By Matthew Farrell
This post is the eleventh in a bloggERS series about access to born-digital materials.
On January 15, 2016, the BitCurator Consortium (BCC) held its second annual User Forum at the Louis Round Wilson Library at UNC-Chapel Hill. Representatives from BCC member institutions joined non-member archivists and librarians engaged in digital archival work for a day of discussion regarding born-digital archives and the application of digital forensics to archival practice. Panel descriptions and links to public group notes can be found on the BCC website. A longer recap and reflection of the day is forthcoming on the BCC website.
Participants in the User Forum came from varied contexts–some hold digital archivist job titles, others are researchers active in the development of digital forensics tools, and still others are professionals from curatorial and administrative backgrounds. A major goal of the program committee was to make the User Forum engaging for participants from any background. A breakout session titled “Where Should Access Happen?” leveraged the variety in participants particularly well. The participants broke into four groups, each discussing access to born-digital materials through a different lens: (1) the environment and/or tools that should be available to a researcher in the reading room, (2) what sort of staff resources should be considered, (3) where and how should access be facilitated, and (4) how much and what kinds of metadata should be made available to users prior to and during a research visit.
The group notes are here for posterity. What follows are a few themes that were discussed commonly across multiple groups.
The group discussing the environment and tools that could be available to researchers discussed the amount of control exerted over both collection materials and the access environment. For reading room access, the default discussed tends to be strict controls over materials due to the nature of the content. Strict control as default is shown in another group’s discussion of each participant’s current reading room environment: representatives of Duke University, Penn State University, North Carolina State University, Washington, and the University of Virginia all reported the use of off-network access terminals with controls limiting application access and restricting copying and/or printing. There appears to be an all-or-nothing approach to access. If a set of materials has some necessity for access controls (restricted or sensitive info, rights issues, etc.), access is only available in a heavily mediated environment. On the flip side are those materials that have no restrictions at all, which can (and sometimes are) exposed online.
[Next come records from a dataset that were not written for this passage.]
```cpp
template <typename T>
void launch_encoder_attention(const void* qkv, void* out, int batch, int t_len, int n_head, hipStream_t stream, const int32_t* win_len, const int32_t* win_off) {
  const int nqb = (t_len + ATT_QROWS - 1) / ATT_QROWS;
  const unsigned nwg = (unsigned)(nqb * n_head * batch);
  if (win_off && !win_len) throw Error(OHW_E_INVALID_ARG, "attention: packed rows need the windows' lengths");
  if (win_off)
    hipLaunchKernelGGL((encoder_attention_packed_kernel<T>), dim3(nwg), dim3(ATT_THREADS), 0, stream, (const T*)qkv, (T*)out, batch, t_len, n_head, win_len, win_off);
  else if (win_len)
    hipLaunchKernelGGL((encoder_attention_kernel<T, true>), dim3(nwg), dim3(ATT_THREADS), 0, stream, (const T*)qkv, (T*)out, batch, t_len, n_head, win_len);
  else
    hipLaunchKernelGGL((encoder_attention_kernel<T, false>), dim3(nwg), dim3(ATT_THREADS), 0, stream, (const T*)qkv, (T*)out, batch, t_len, n_head, win_len);
  HIP_CHECK(hipGetLastError());
}
template void launch_encoder_attention<bf16_t>(const void*, void*, int, int, int, hipStream_t, const int32_t*, const int32_t*);
template void launch_encoder_attention<f16_t>(const void*, void*, int, int, int, hipStream_t, const int32_t*, const int32_t*);

}
```

### openhush_amd/csrc/attention.hpp

```cpp
#pragma once
#include "common.hpp"

namespace ohw {
template <typename T> void launch_encoder_attention(const void* qkv, void* out, int batch, int t_len, int n_head, hipStream_t stream,
                                                    const int32_t* win_len = nullptr, const int32_t* win_off = nullptr);
}
```

### openhush_amd/csrc/engine.hip

```cpp
#include <execinfo.h>
#include <signal.h>
#include <unistd.h>

#include <cstring>
#include <memory>
#include <mutex>
#include <shared_mutex>
#include <type_traits>
#include <vector>
#include <algorithm>

#include "attention.hpp"
#include "dequant.hpp"
#include "gemm.hpp"
#include "kernels.hpp"
#include "logit_rules.hpp"
#include "model.hpp"

namespace ohw {
ohw_ctx* ctx_from_file(const char* path, int device, int dtype);
ohw_ctx* ctx_synthetic(const ohw_hparams* hp, uint32_t seed, int device, int dtype);
ohw_ctx* ctx_shell(const ohw_hparams* hp, int device, int dtype);
void select_device(int device);

// ... 3152 lines not shown
    HIP_CHECK(hipStreamSynchronize(nullptr));
    HIP_CHECK(hipMemcpy(out_host, out.p, (size_t)n * 4, hipMemcpyDeviceToHost));
  });
}

int ohw_dbg_poison(ohw_state* st, const char* what) {
  return guard([&] {
    if (!st || !what) throw Error(OHW_E_INVALID_ARG, "null argument");
    const std::string w = what;
    const DevBuf* buf = w == "qkv" ? &st->qkv : w == "att" ? &st->att : nullptr;
    if (!buf) throw Error(OHW_E_INVALID_ARG, std::string("poison: unknown buffer '") + what + "'");
    HIP_CHECK(hipSetDevice(st->ctx->device));
    HIP_CHECK(hipMemsetAsync(buf->p, 0xff, buf->bytes, st->stream));
  });
}

int ohw_dbg_attention(int dtype, const void* qkv, void* out, int batch, int T, int n_head, void* stream) {
  return guard([&] {
    Dispatch::run(dtype, [&](auto* tag) {
      using TT = std::remove_pointer_t<decltype(tag)>;
      launch_encoder_attention<TT>(qkv, out, batch, T, n_head, (hipStream_t)stream);
    });
  });
}

static void dbg_upload(DevBuf& buf, const int32_t* host, size_t n) {
  buf.alloc(n * sizeof(int32_t));
  HIP_CHECK(hipMemcpy(buf.p, host, n * sizeof(int32_t), hipMemcpyHostToDevice));
}
static void dbg_check_dtype(int dtype, const char* what) {
  if (dtype != OHW_DTYPE_BF16 && dtype != OHW_DTYPE_F16) throw Error(OHW_E_INVALID_ARG, std::string(what) + ": dtype must be 0 (bf16) or 1 (f16)");
}

int ohw_dbg_attention_var(int dtype, const void* qkv, void* out, int batch, int T, int n_head, const int32_t* win_len_host,
                          const int32_t* win_off_host, void* stream) {
  return guard([&] {
    dbg_check_dtype(dtype, "dbg_attention_var");
    if (!qkv || !out || batch < 1 || T < 1 || n_head < 1) throw Error(OHW_E_INVALID_ARG, "dbg_attention_var: null buffer, or batch, T or n_head below 1");
    if (win_off_host && !win_len_host) throw Error(OHW_E_INVALID_ARG, "dbg_attention_var: packed rows (win_off) need the windows' lengths (win_len)");
    int64_t sum = 0;
    for (int b = 0; win_len_host && b < batch; ++b) {
      if (win_len_host[b] < 1 || win_len_host[b] > T)
        throw Error(OHW_E_INVALID_ARG, "dbg_attention_var: win_len[" + std::to_string(b) + "] = " + std::to_string(win_len_host[b]) + " is outside 1 .. T = " + std::to_string(T));
      if (win_off_host && win_off_host[b] != sum)
        throw Error(OHW_E_INVALID_ARG, "dbg_attention_var: win_off[" + std::to_string(b) + "] = " + std::to_string(win_off_host[b]) +
                                           " is not the exclusive prefix sum of win_len (" + std::to_string(sum) + ")");
      sum += win_len_host[b];
    }
    DevBuf len, off;
    if (win_len_host) dbg_upload(len, win_len_host, (size_t)batch);
    if (win_off_host) dbg_upload(off, win_off_host, (size_t)batch);
    Dispatch::run(dtype, [&](auto* tag) {
      using TT = std::remove_pointer_t<decltype(tag)>;
      launch_encoder_attention<TT>(qkv, out, batch, T, n_head, (hipStream_t)stream, win_len_host ? len.as<int32_t>() : nullptr,
                                   win_off_host ? off.as<int32_t>() : nullptr);
    });
    HIP_CHECK(hipStreamSynchronize((hipStream_t)stream));
  });
}

int ohw_dbg_cross_attn(int dtype, const void* q, const void* xk, const void* xv, void* out, int M, int n_new, int n_head, int t_len,
                       int kv_group, int batch_invariant, const int32_t* done_host, const int32_t* win_len_host, float* partials,
                       unsigned* tickets, int max_split_rows, int* variant_out, void* stream) {
  return guard([&] {
    dbg_check_dtype(dtype, "dbg_cross_attn");
    if (!q || !xk || !xv || !out || M < 1 || n_new < 1 || n_head < 1 || t_len < 1)
      throw Error(OHW_E_INVALID_ARG, "dbg_cross_attn: null buffer, or M, n_new, n_head or t_len below 1");
    if (kv_group < 1 || kv_group > 5) throw Error(OHW_E_INVALID_ARG, "dbg_cross_attn: kv_group must be 1 .. 5 (beams per window)");
    if (kv_group > 1 && n_new != 1) throw Error(OHW_E_INVALID_ARG, "dbg_cross_attn: beams (kv_group > 1) are single-token rows: n_new must be 1");
    if (M % n_new != 0) throw Error(OHW_E_INVALID_ARG, "dbg_cross_attn: M must be a multiple of n_new");
    if (kv_group > 1 && M % kv_group != 0) throw Error(OHW_E_INVALID_ARG, "dbg_cross_attn: M must be a multiple of kv_group");
    if ((partials == nullptr) != (tickets == nullptr)) throw Error(OHW_E_INVALID_ARG, "dbg_cross_attn: partials and tickets come together");
    if (partials && !batch_invariant && !win_len_host && (max_split_rows < 1 || M > max_split_rows))
      throw Error(OHW_E_INVALID_ARG, "dbg_cross_attn: M = " + std::to_string(M) + " rows exceed max_split_rows = " + std::to_string(max_split_rows) +
                                         ", the rows the partials and tickets hold");
    const int windows = kv_group > 1 ? M / kv_group : M / n_new;
    for (int w = 0; win_len_host && w < windows; ++w)
      if (win_len_host[w] < 1 || win_len_host[w] > t_len)
        throw Error(OHW_E_INVALID_ARG, "dbg_cross_attn: win_len[" + std::to_string(w) + "] = " + std::to_string(win_len_host[w]) + " is outside 1 .. t_len = " + std::to_string(t_len));
    DevBuf done, len;
    if (done_host) dbg_upload(done, done_host, (size_t)windows);
    if (win_len_host) dbg_upload(len, win_len_host, (size_t)windows);
    int variant = -1;
    Dispatch::run(dtype, [&](auto* tag) {
      using TT = std::remove_pointer_t<decltype(tag)>;
      variant = launch_cross_attn<TT>(q, xk, xv, out, M, n_new, n_head, t_len, partials, tickets, max_split_rows,
                                      done_host ? done.as<int32_t>() : nullptr, (hipStream_t)stream, kv_group, batch_invariant != 0,
                                      win_len_host ? len.as<int32_t>() : nullptr);
    });
    HIP_CHECK(hipStreamSynchronize((hipStream_t)stream));
// ... 337 lines not shown
```

### openhush_amd/engine.py

```python
from __future__ import annotations

import ctypes as C
import dataclasses
import os
import time
from typing import List, Optional, Sequence, Tuple, Union

import numpy as np

_HERE = os.path.dirname(os.path.abspath(__file__))
LIB_PATH = os.environ.get("OHW_LIB") or os.path.join(_HERE, "libohw.so")

CHUNK_SAMPLES = 480000
CHUNK_FRAMES = 3000

OHW_DTYPE_AUTO, OHW_DTYPE_BF16, OHW_DTYPE_F16 = -1, 0, 1
OHW_MEL_REFLECT, OHW_MEL_ZERO_TAIL = 0, 1
OHW_WINDOW_FIXED, OHW_WINDOW_SEEK, OHW_WINDOW_FIXED_RECORDING_MEL = 0, 1, 2
OHW_SCHEDULE_SEQUENTIAL, OHW_SCHEDULE_PIPELINE, OHW_SCHEDULE_LANES = 0, 1, 2
EPI_BIAS_T, EPI_BIAS_GELU_T, EPI_BIAS_RESID_F32, EPI_F32 = 0, 1, 2, 4
XA_PLAIN, XA_SPLIT, XA_ROWS2, XA_ROWS3, XA_ROWS4, XA_GROUP2, XA_GROUP3, XA_GROUP4, XA_GROUP5, XA_GROUP_SPLIT = range(10)
SA_PLAIN, SA_SLOTS = 0, 1

OHW_E_MODEL_NOT_FOUND, OHW_E_LOAD_FAILED, OHW_E_TRANSCRIBE = -3001, -3002, -3003
OHW_E_NO_GPU, OHW_E_OOM, OHW_E_INVALID_ARG, OHW_E_VALIDATION = -3004, -3005, -3006, -3007


class HParams(C.Structure):
    _fields_ = [(n, C.c_int32) for n in ("n_vocab", "n_audio_ctx", "n_audio_state", "n_audio_head", "n_audio_layer",
                                         "n_text_ctx", "n_text_state", "n_text_head", "n_text_layer", "n_mels", "ftype")]

    def as_list(self):
        return [int(getattr(self, n)) for n, _ in self._fields_]


class SpecialTokens(C.Structure):
    _fields_ = [(n, C.c_int32) for n in ("eot", "sot", "translate", "transcribe", "solm", "prev", "nosp", "no_timestamps",
                                         "timestamp_begin", "blank", "n_langs")]


class AudioInfo(C.Structure):
    _fields_ = [("error", C.c_int32), ("duration_secs", C.c_float), ("sample_count", C.c_int64), ("min_value", C.c_float),
                ("max_value", C.c_float), ("rms", C.c_float), ("nan_count", C.c_int64), ("inf_count", C.c_int64)]
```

Further, determining what sort of environment and what toolset to provide researchers in a reading room is hindered by the small number of researchers currently requesting electronic collection materials. The low number of requests is almost certainly affected by the obscurity of those materials in finding aids and catalog records. Without a history of requests for access, it is impossible to determine with any certainty what researchers want to do with collection materials in a reading room environment. Three groups discussed exposing metadata about digital objects via finding aids as principal to offering access in any meaningful way. The group discussing metadata and processing touched on the balance between processing a set of digital objects at a minimum level to make them available and offering the maximum possible amount of metadata about those materials. Discussion generally accepted that over-processing of materials could happen. Though it is unclear what “over-processing” means for a given collection, processing archivists assuming what researchers will want to see and do with materials is a potential indicator.
Over-processing materials, coupled with heavy restrictions to access environments, leaves institutions at risk to providing researchers with glorified e-readers. Such access does little to support digital humanities research. The group discussing staffing for access talked about an example of Emory using Voyant and a poet’s collection of electronic text in a series of instruction sessions (though the project was not officially part of the program at the User Forum, I’m pretty sure Emory archivists would be happy to provide more information). Another group discussed basic tools that could be useful for many types of materials, including versatile viewing applications such as Quickview Plus as well as hex editors. Providing a hex editor to researchers was supported by two independent anecdotes. More advanced tools will likely vary depending on collections, though allowing a researcher to run file identification software or have access to the metadata output of such software is potentially of use. For these scenarios, should repositories be responsible for vetting additional tools and applications? One participant suggested researchers submit code or tools to run across a data set in advance of their visit for inspection by repository staff.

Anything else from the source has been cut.